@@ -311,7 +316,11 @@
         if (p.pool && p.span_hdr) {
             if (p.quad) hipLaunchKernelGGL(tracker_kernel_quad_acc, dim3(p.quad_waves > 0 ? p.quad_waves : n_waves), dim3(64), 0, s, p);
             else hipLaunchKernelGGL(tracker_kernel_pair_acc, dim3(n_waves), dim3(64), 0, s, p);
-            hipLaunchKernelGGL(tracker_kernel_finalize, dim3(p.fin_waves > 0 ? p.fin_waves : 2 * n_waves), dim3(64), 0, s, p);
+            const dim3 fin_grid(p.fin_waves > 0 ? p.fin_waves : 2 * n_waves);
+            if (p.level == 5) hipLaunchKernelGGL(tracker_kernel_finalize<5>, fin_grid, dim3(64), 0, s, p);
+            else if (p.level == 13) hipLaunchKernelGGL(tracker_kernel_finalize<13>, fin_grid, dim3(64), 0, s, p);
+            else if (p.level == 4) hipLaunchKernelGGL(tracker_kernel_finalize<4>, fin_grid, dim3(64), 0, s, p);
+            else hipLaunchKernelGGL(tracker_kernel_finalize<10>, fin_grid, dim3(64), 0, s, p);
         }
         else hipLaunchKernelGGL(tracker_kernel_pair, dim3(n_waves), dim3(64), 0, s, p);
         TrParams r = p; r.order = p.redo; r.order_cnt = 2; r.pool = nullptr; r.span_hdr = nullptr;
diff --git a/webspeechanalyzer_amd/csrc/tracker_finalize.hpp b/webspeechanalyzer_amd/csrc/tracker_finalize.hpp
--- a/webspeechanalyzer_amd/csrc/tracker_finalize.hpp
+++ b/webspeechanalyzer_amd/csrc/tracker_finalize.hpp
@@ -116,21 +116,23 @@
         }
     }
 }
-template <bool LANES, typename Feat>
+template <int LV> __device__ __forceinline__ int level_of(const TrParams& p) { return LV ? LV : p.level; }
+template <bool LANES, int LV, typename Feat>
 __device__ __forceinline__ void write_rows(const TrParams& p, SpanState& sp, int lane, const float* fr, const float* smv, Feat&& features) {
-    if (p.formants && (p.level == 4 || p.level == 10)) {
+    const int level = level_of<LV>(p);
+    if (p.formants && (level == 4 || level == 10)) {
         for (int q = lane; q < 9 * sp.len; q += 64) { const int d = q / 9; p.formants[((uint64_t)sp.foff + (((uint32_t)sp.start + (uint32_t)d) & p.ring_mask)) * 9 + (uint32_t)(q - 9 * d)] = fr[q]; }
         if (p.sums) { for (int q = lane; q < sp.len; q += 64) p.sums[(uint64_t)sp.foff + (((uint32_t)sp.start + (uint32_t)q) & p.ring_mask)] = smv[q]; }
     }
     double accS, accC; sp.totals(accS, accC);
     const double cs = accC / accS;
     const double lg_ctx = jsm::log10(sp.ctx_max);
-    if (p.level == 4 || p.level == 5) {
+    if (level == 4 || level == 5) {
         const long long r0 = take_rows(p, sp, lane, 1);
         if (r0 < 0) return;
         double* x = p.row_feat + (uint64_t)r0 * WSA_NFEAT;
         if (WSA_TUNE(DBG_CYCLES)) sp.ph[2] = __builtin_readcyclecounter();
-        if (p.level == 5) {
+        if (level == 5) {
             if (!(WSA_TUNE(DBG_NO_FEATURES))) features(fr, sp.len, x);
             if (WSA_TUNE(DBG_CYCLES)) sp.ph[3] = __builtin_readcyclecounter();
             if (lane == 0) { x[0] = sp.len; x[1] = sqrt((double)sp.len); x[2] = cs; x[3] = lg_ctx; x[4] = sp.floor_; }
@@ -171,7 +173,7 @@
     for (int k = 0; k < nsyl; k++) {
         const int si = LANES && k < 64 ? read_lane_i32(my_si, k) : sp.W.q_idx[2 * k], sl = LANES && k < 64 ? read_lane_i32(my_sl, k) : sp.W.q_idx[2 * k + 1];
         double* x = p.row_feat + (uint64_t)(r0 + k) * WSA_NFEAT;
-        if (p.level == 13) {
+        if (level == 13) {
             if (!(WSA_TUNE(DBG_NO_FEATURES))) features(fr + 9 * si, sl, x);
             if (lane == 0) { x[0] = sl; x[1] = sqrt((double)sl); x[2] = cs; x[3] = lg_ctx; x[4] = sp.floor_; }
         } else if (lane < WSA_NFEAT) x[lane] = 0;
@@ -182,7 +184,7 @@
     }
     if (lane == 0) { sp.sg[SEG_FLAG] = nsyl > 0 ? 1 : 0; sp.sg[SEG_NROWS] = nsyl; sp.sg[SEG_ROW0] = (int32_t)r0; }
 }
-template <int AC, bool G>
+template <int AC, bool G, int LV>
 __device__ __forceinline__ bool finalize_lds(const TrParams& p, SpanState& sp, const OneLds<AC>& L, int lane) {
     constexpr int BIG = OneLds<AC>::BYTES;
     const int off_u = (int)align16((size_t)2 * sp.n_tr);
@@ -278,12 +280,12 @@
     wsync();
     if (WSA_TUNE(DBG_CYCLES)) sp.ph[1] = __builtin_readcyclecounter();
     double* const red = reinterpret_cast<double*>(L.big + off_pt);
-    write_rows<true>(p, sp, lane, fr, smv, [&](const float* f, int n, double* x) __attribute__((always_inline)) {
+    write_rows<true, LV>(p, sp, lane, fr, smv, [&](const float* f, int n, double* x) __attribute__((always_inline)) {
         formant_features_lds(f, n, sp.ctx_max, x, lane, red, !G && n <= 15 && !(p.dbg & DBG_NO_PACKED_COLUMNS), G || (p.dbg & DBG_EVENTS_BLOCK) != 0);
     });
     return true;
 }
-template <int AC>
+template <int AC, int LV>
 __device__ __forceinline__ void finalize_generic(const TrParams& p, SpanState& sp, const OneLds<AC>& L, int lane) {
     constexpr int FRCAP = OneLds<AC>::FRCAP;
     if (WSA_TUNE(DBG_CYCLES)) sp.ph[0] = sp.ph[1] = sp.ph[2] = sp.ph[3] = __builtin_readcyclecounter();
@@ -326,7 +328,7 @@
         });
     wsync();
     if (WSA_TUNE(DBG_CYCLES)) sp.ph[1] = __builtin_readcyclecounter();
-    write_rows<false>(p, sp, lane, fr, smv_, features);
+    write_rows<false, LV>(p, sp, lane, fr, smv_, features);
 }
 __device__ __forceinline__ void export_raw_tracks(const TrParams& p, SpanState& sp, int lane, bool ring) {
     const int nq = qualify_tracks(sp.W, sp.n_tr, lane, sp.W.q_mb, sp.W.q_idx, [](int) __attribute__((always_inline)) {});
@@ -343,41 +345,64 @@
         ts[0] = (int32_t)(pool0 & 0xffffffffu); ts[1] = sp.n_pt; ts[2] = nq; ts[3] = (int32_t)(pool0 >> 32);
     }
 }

PROBLEM STATEMENT:
Nothing in the material may change; reproduce it all.

SOLUTION TO THIS EXERCISE:
@@ -311,7 +316,11 @@
         if (p.pool && p.span_hdr) {
             if (p.quad) hipLaunchKernelGGL(tracker_kernel_quad_acc, dim3(p.quad_waves > 0 ? p.quad_waves : n_waves), dim3(64), 0, s, p);
             else hipLaunchKernelGGL(tracker_kernel_pair_acc, dim3(n_waves), dim3(64), 0, s, p);
-            hipLaunchKernelGGL(tracker_kernel_finalize, dim3(p.fin_waves > 0 ? p.fin_waves : 2 * n_waves), dim3(64), 0, s, p);
+            const dim3 fin_grid(p.fin_waves > 0 ? p.fin_waves : 2 * n_waves);
+            if (p.level == 5) hipLaunchKernelGGL(tracker_kernel_finalize<5>, fin_grid, dim3(64), 0, s, p);
+            else if (p.level == 13) hipLaunchKernelGGL(tracker_kernel_finalize<13>, fin_grid, dim3(64), 0, s, p);
+            else if (p.level == 4) hipLaunchKernelGGL(tracker_kernel_finalize<4>, fin_grid, dim3(64), 0, s, p);
+            else hipLaunchKernelGGL(tracker_kernel_finalize<10>, fin_grid, dim3(64), 0, s, p);
         }
         else hipLaunchKernelGGL(tracker_kernel_pair, dim3(n_waves), dim3(64), 0, s, p);
         TrParams r = p; r.order = p.redo; r.order_cnt = 2; r.pool = nullptr; r.span_hdr = nullptr;
diff --git a/webspeechanalyzer_amd/csrc/tracker_finalize.hpp b/webspeechanalyzer_amd/csrc/tracker_finalize.hpp
--- a/webspeechanalyzer_amd/csrc/tracker_finalize.hpp
+++ b/webspeechanalyzer_amd/csrc/tracker_finalize.hpp
@@ -116,21 +116,23 @@
         }
     }
 }
-template <bool LANES, typename Feat>
+template <int LV> __device__ __forceinline__ int level_of(const TrParams& p) { return LV ? LV : p.level; }
+template <bool LANES, int LV, typename Feat>
 __device__ __forceinline__ void write_rows(const TrParams& p, SpanState& sp, int lane, const float* fr, const float* smv, Feat&& features) {
-    if (p.formants && (p.level == 4 || p.level == 10)) {
+    const int level = level_of<LV>(p);
+    if (p.formants && (level == 4 || level == 10)) {
         for (int q = lane; q < 9 * sp.len; q += 64) { const int d = q / 9; p.formants[((uint64_t)sp.foff + (((uint32_t)sp.start + (uint32_t)d) & p.ring_mask)) * 9 + (uint32_t)(q - 9 * d)] = fr[q]; }
         if (p.sums) { for (int q = lane; q < sp.len; q += 64) p.sums[(uint64_t)sp.foff + (((uint32_t)sp.start + (uint32_t)q) & p.ring_mask)] = smv[q]; }
     }
     double accS, accC; sp.totals(accS, accC);
     const double cs = accC / accS;
     const double lg_ctx = jsm::log10(sp.ctx_max);
-    if (p.level == 4 || p.level == 5) {
+    if (level == 4 || level == 5) {
         const long long r0 = take_rows(p, sp, lane, 1);
         if (r0 < 0) return;
         double* x = p.row_feat + (uint64_t)r0 * WSA_NFEAT;
         if (WSA_TUNE(DBG_CYCLES)) sp.ph[2] = __builtin_readcyclecounter();
-        if (p.level == 5) {
+        if (level == 5) {
             if (!(WSA_TUNE(DBG_NO_FEATURES))) features(fr, sp.len, x);
             if (WSA_TUNE(DBG_CYCLES)) sp.ph[3] = __builtin_readcyclecounter();
             if (lane == 0) { x[0] = sp.len; x[1] = sqrt((double)sp.len); x[2] = cs; x[3] = lg_ctx; x[4] = sp.floor_; }
@@ -171,7 +173,7 @@
     for (int k = 0; k < nsyl; k++) {
         const int si = LANES && k < 64 ? read_lane_i32(my_si, k) : sp.W.q_idx[2 * k], sl = LANES && k < 64 ? read_lane_i32(my_sl, k) : sp.W.q_idx[2 * k + 1];
         double* x = p.row_feat + (uint64_t)(r0 + k) * WSA_NFEAT;
-        if (p.level == 13) {
+        if (level == 13) {
             if (!(WSA_TUNE(DBG_NO_FEATURES))) features(fr + 9 * si, sl, x);
             if (lane == 0) { x[0] = sl; x[1] = sqrt((double)sl); x[2] = cs; x[3] = lg_ctx; x[4] = sp.floor_; }
         } else if (lane < WSA_NFEAT) x[lane] = 0;
@@ -182,7 +184,7 @@
     }
     if (lane == 0) { sp.sg[SEG_FLAG] = nsyl > 0 ? 1 : 0; sp.sg[SEG_NROWS] = nsyl; sp.sg[SEG_ROW0] = (int32_t)r0; }
 }
-template <int AC, bool G>
+template <int AC, bool G, int LV>
 __device__ __forceinline__ bool finalize_lds(const TrParams& p, SpanState& sp, const OneLds<AC>& L, int lane) {
     constexpr int BIG = OneLds<AC>::BYTES;
     const int off_u = (int)align16((size_t)2 * sp.n_tr);
@@ -278,12 +280,12 @@
     wsync();
     if (WSA_TUNE(DBG_CYCLES)) sp.ph[1] = __builtin_readcyclecounter();
     double* const red = reinterpret_cast<double*>(L.big + off_pt);
-    write_rows<true>(p, sp, lane, fr, smv, [&](const float* f, int n, double* x) __attribute__((always_inline)) {
+    write_rows<true, LV>(p, sp, lane, fr, smv, [&](const float* f, int n, double* x) __attribute__((always_inline)) {
         formant_features_lds(f, n, sp.ctx_max, x, lane, red, !G && n <= 15 && !(p.dbg & DBG_NO_PACKED_COLUMNS), G || (p.dbg & DBG_EVENTS_BLOCK) != 0);
     });
     return true;
 }
-template <int AC>
+template <int AC, int LV>
 __device__ __forceinline__ void finalize_generic(const TrParams& p, SpanState& sp, const OneLds<AC>& L, int lane) {
     constexpr int FRCAP = OneLds<AC>::FRCAP;
     if (WSA_TUNE(DBG_CYCLES)) sp.ph[0] = sp.ph[1] = sp.ph[2] = sp.ph[3] = __builtin_readcyclecounter();
@@ -326,7 +328,7 @@
         });
     wsync();
     if (WSA_TUNE(DBG_CYCLES)) sp.ph[1] = __builtin_readcyclecounter();
-    write_rows<false>(p, sp, lane, fr, smv_, features);
+    write_rows<false, LV>(p, sp, lane, fr, smv_, features);
 }
 __device__ __forceinline__ void export_raw_tracks(const TrParams& p, SpanState& sp, int lane, bool ring) {
     const int nq = qualify_tracks(sp.W, sp.n_tr, lane, sp.W.q_mb, sp.W.q_idx, [](int) __attribute__((always_inline)) {});
@@ -343,41 +345,64 @@
         ts[0] = (int32_t)(pool0 & 0xffffffffu); ts[1] = sp.n_pt; ts[2] = nq; ts[3] = (int32_t)(pool0 >> 32);
     }
 }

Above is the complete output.